■ Exercise goal ■
Among the records below, find the lines containing "first" and state only how many there are.

(Stored items)
-*-

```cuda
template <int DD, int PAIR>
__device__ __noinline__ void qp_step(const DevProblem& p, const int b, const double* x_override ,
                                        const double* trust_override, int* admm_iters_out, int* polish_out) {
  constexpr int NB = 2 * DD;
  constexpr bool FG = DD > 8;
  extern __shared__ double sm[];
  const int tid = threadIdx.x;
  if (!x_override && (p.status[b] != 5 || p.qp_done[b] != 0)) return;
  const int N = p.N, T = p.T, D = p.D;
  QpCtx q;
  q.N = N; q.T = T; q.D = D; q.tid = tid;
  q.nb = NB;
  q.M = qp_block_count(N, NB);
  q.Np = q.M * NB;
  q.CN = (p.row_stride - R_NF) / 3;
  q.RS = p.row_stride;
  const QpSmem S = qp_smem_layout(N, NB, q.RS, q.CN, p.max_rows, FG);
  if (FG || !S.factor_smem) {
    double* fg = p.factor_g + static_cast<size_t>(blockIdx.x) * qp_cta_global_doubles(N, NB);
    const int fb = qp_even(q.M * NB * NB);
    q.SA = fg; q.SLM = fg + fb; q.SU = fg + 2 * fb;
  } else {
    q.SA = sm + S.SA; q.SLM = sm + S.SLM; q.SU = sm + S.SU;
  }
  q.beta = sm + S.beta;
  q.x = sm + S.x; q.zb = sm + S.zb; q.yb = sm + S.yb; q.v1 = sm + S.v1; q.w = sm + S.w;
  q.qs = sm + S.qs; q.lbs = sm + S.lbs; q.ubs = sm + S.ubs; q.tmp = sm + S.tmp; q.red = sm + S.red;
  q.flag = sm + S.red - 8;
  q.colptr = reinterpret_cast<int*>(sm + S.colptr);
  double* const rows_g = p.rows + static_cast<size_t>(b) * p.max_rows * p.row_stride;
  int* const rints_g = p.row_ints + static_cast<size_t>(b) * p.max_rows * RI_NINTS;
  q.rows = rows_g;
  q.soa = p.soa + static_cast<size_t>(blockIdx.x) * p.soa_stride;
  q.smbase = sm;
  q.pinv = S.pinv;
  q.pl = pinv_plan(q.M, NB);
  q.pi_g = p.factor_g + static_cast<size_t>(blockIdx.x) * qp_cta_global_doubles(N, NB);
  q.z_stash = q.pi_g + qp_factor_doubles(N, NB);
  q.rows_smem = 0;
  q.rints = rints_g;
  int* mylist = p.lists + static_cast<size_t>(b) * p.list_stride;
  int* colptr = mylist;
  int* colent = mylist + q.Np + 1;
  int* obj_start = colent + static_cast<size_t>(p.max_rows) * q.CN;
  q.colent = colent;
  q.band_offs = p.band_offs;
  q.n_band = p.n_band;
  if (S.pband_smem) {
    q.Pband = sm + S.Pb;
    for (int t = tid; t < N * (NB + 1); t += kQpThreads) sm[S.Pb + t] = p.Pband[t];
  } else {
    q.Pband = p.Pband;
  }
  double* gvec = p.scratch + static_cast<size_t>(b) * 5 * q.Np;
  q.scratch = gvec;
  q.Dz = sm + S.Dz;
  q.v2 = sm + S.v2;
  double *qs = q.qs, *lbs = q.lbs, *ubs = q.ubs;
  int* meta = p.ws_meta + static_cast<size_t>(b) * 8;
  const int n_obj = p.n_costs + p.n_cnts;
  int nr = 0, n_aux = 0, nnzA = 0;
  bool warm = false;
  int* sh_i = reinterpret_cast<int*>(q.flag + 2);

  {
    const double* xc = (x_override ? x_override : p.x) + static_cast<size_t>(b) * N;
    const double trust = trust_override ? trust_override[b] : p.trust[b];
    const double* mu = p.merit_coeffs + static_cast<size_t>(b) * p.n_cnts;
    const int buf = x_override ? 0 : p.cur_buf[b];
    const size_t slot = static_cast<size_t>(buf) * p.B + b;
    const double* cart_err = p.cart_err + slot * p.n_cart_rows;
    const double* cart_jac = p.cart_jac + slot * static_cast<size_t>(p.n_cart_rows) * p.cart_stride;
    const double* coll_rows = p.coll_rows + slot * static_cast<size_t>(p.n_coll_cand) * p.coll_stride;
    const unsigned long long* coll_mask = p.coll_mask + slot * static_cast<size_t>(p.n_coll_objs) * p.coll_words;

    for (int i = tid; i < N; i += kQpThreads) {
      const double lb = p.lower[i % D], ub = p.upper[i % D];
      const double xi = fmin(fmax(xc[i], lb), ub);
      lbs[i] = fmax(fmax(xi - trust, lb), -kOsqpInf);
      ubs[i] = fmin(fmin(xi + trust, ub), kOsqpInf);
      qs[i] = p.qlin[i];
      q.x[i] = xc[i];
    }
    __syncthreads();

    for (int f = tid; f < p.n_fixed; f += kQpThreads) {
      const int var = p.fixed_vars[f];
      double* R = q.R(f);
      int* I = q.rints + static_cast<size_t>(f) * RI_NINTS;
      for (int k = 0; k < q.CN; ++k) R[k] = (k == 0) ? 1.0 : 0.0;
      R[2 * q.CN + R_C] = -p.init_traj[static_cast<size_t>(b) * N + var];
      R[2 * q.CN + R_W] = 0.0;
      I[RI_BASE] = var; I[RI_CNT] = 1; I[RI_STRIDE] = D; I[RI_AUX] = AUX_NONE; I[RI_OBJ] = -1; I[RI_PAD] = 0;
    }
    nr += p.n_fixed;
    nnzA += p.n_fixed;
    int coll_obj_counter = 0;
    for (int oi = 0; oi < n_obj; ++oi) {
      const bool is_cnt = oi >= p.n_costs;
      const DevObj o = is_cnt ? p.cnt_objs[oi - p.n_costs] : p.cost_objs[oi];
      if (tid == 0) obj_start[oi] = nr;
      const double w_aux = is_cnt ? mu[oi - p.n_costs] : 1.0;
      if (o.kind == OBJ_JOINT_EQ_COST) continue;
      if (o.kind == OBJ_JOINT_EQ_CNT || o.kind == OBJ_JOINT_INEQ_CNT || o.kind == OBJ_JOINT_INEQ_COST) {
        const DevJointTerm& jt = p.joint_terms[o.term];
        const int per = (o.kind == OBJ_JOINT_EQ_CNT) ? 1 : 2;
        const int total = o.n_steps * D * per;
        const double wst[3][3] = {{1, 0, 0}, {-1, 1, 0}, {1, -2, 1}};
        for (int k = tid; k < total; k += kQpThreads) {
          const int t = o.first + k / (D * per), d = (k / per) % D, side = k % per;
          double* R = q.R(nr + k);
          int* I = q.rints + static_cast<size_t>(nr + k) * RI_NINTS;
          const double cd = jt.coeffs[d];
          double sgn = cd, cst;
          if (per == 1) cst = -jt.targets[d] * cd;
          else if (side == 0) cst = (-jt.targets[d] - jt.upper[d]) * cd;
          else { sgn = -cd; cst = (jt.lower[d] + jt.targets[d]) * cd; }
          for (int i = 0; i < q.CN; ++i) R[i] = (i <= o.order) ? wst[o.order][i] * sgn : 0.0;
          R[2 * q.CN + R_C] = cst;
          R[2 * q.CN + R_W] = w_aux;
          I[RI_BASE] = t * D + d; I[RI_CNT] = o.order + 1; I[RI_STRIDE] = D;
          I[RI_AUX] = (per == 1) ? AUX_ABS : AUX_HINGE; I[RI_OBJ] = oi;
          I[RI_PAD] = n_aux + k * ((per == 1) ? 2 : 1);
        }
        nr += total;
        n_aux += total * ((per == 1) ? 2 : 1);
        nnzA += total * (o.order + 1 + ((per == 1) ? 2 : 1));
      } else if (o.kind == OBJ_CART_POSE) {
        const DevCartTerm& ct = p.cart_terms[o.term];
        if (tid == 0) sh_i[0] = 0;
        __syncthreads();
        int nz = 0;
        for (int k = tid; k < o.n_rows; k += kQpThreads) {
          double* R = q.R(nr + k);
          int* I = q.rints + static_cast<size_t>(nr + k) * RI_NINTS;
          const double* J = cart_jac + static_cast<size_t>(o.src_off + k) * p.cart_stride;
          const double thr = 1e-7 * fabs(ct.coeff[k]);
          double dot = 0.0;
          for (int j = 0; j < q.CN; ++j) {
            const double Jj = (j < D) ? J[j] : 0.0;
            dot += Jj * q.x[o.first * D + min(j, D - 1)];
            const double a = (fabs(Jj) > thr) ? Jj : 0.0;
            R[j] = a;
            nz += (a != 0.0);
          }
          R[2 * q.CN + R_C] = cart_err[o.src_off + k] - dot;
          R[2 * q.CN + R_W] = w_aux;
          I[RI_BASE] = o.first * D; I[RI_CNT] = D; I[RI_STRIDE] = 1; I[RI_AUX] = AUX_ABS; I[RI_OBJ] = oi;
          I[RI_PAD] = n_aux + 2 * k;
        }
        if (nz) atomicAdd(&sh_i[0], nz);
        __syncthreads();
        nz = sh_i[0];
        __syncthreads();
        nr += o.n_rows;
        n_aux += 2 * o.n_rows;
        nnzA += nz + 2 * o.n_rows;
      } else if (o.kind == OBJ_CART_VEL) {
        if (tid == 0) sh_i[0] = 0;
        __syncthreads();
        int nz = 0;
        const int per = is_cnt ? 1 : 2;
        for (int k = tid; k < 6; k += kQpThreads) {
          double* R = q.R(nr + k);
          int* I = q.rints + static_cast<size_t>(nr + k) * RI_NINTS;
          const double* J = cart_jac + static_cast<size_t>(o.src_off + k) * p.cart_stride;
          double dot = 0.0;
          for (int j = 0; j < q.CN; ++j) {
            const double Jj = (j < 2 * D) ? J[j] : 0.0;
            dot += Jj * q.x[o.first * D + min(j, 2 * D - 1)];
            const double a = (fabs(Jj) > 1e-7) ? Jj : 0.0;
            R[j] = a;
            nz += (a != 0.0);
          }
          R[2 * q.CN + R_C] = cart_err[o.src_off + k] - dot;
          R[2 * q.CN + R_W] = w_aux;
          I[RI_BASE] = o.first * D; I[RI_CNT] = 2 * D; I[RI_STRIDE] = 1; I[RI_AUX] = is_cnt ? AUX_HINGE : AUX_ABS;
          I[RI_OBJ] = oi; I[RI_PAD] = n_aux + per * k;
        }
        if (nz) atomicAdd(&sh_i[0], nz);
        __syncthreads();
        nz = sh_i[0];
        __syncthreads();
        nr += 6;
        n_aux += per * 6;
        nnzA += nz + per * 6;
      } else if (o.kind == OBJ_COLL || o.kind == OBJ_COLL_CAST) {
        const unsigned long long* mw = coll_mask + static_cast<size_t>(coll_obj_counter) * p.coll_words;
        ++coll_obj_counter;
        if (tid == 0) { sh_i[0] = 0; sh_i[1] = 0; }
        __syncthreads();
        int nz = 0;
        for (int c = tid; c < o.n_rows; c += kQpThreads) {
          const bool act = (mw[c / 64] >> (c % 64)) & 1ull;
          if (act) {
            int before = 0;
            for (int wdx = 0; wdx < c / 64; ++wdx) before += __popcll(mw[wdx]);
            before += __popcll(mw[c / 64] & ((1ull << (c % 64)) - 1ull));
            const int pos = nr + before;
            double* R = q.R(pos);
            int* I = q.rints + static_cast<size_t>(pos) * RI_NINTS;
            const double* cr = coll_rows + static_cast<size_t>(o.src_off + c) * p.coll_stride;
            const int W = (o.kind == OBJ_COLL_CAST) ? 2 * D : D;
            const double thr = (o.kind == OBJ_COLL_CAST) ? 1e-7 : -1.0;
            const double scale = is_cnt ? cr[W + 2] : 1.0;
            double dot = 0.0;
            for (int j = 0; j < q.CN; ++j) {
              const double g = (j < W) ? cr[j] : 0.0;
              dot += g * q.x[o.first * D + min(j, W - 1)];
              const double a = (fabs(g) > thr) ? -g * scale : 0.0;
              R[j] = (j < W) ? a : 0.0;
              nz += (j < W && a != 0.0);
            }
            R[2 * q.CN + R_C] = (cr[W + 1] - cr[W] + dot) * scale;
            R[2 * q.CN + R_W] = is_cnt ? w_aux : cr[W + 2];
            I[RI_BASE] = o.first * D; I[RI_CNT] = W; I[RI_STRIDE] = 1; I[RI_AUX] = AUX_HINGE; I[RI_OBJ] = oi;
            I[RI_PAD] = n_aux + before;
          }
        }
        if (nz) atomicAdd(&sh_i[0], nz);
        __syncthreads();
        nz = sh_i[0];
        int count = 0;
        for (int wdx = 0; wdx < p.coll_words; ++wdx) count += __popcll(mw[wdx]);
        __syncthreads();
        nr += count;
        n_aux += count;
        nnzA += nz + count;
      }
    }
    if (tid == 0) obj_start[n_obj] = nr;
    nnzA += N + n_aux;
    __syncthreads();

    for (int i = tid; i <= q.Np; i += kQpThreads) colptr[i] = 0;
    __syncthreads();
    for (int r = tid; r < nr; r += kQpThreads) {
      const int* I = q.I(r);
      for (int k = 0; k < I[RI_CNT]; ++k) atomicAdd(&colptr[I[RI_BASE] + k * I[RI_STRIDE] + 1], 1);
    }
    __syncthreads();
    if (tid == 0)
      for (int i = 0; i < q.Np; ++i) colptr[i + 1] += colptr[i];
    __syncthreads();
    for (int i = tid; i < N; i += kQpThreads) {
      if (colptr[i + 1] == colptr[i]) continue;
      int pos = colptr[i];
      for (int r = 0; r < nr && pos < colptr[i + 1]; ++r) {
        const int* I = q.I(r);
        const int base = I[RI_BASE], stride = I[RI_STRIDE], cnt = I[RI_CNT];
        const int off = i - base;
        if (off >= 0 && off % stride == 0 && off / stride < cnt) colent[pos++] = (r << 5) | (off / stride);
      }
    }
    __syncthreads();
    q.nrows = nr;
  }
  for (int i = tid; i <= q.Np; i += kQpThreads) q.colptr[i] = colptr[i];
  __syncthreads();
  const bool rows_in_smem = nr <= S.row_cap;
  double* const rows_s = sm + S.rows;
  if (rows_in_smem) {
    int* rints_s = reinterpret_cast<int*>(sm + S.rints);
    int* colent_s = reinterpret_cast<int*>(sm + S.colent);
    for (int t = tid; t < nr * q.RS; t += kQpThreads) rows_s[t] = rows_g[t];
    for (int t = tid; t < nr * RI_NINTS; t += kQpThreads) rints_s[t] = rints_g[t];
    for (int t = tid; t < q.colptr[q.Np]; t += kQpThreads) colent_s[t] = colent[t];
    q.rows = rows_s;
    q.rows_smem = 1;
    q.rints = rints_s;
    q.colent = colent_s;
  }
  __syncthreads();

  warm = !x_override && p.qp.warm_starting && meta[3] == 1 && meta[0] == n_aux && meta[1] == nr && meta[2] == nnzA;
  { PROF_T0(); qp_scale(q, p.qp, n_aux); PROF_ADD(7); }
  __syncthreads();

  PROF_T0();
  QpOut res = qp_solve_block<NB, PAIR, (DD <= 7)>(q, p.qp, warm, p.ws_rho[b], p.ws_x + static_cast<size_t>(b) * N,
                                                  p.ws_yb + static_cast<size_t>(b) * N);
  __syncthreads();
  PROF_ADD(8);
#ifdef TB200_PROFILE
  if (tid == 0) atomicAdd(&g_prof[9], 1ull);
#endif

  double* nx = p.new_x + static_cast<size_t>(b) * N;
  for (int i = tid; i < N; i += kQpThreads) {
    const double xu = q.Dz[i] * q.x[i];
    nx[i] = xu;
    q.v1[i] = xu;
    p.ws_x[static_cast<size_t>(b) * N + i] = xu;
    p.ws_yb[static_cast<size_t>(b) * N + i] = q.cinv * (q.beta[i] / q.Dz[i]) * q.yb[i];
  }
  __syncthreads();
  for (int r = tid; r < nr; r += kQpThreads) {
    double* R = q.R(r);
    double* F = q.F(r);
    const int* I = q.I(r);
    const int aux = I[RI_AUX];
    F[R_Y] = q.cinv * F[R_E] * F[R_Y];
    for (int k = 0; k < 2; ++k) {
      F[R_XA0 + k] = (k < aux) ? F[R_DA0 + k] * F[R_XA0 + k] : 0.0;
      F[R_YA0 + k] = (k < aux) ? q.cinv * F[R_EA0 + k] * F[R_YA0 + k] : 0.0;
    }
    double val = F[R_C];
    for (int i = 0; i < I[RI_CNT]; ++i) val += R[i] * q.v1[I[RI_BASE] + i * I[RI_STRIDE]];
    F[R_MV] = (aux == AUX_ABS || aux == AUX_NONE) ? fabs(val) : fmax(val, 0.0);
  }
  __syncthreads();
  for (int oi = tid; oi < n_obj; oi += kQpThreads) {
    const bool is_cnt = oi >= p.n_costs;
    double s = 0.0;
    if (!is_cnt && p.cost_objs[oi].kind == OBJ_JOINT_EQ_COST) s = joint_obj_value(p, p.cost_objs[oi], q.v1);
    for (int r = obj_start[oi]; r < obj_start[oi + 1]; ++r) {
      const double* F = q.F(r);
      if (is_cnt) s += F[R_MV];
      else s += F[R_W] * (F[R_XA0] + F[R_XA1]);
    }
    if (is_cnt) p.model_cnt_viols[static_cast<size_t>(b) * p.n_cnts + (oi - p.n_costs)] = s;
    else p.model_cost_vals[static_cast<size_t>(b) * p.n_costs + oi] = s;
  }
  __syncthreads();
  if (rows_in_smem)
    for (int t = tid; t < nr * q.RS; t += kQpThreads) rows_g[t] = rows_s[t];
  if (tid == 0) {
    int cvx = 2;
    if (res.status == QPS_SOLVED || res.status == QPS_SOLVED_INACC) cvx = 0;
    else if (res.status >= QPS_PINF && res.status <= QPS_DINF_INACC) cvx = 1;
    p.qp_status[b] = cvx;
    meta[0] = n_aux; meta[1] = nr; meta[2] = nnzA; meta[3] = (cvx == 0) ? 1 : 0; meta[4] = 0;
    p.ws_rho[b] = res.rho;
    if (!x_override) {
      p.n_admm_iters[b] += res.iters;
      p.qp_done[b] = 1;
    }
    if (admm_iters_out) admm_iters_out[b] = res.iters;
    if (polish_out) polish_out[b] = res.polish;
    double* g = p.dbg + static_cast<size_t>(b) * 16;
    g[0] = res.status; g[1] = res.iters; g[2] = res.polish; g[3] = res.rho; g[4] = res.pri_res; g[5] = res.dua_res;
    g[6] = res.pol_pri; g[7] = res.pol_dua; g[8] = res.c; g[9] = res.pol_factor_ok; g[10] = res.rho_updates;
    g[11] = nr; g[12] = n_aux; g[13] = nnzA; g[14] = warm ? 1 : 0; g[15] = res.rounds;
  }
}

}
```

-*-

■ Answer to the problem ■
7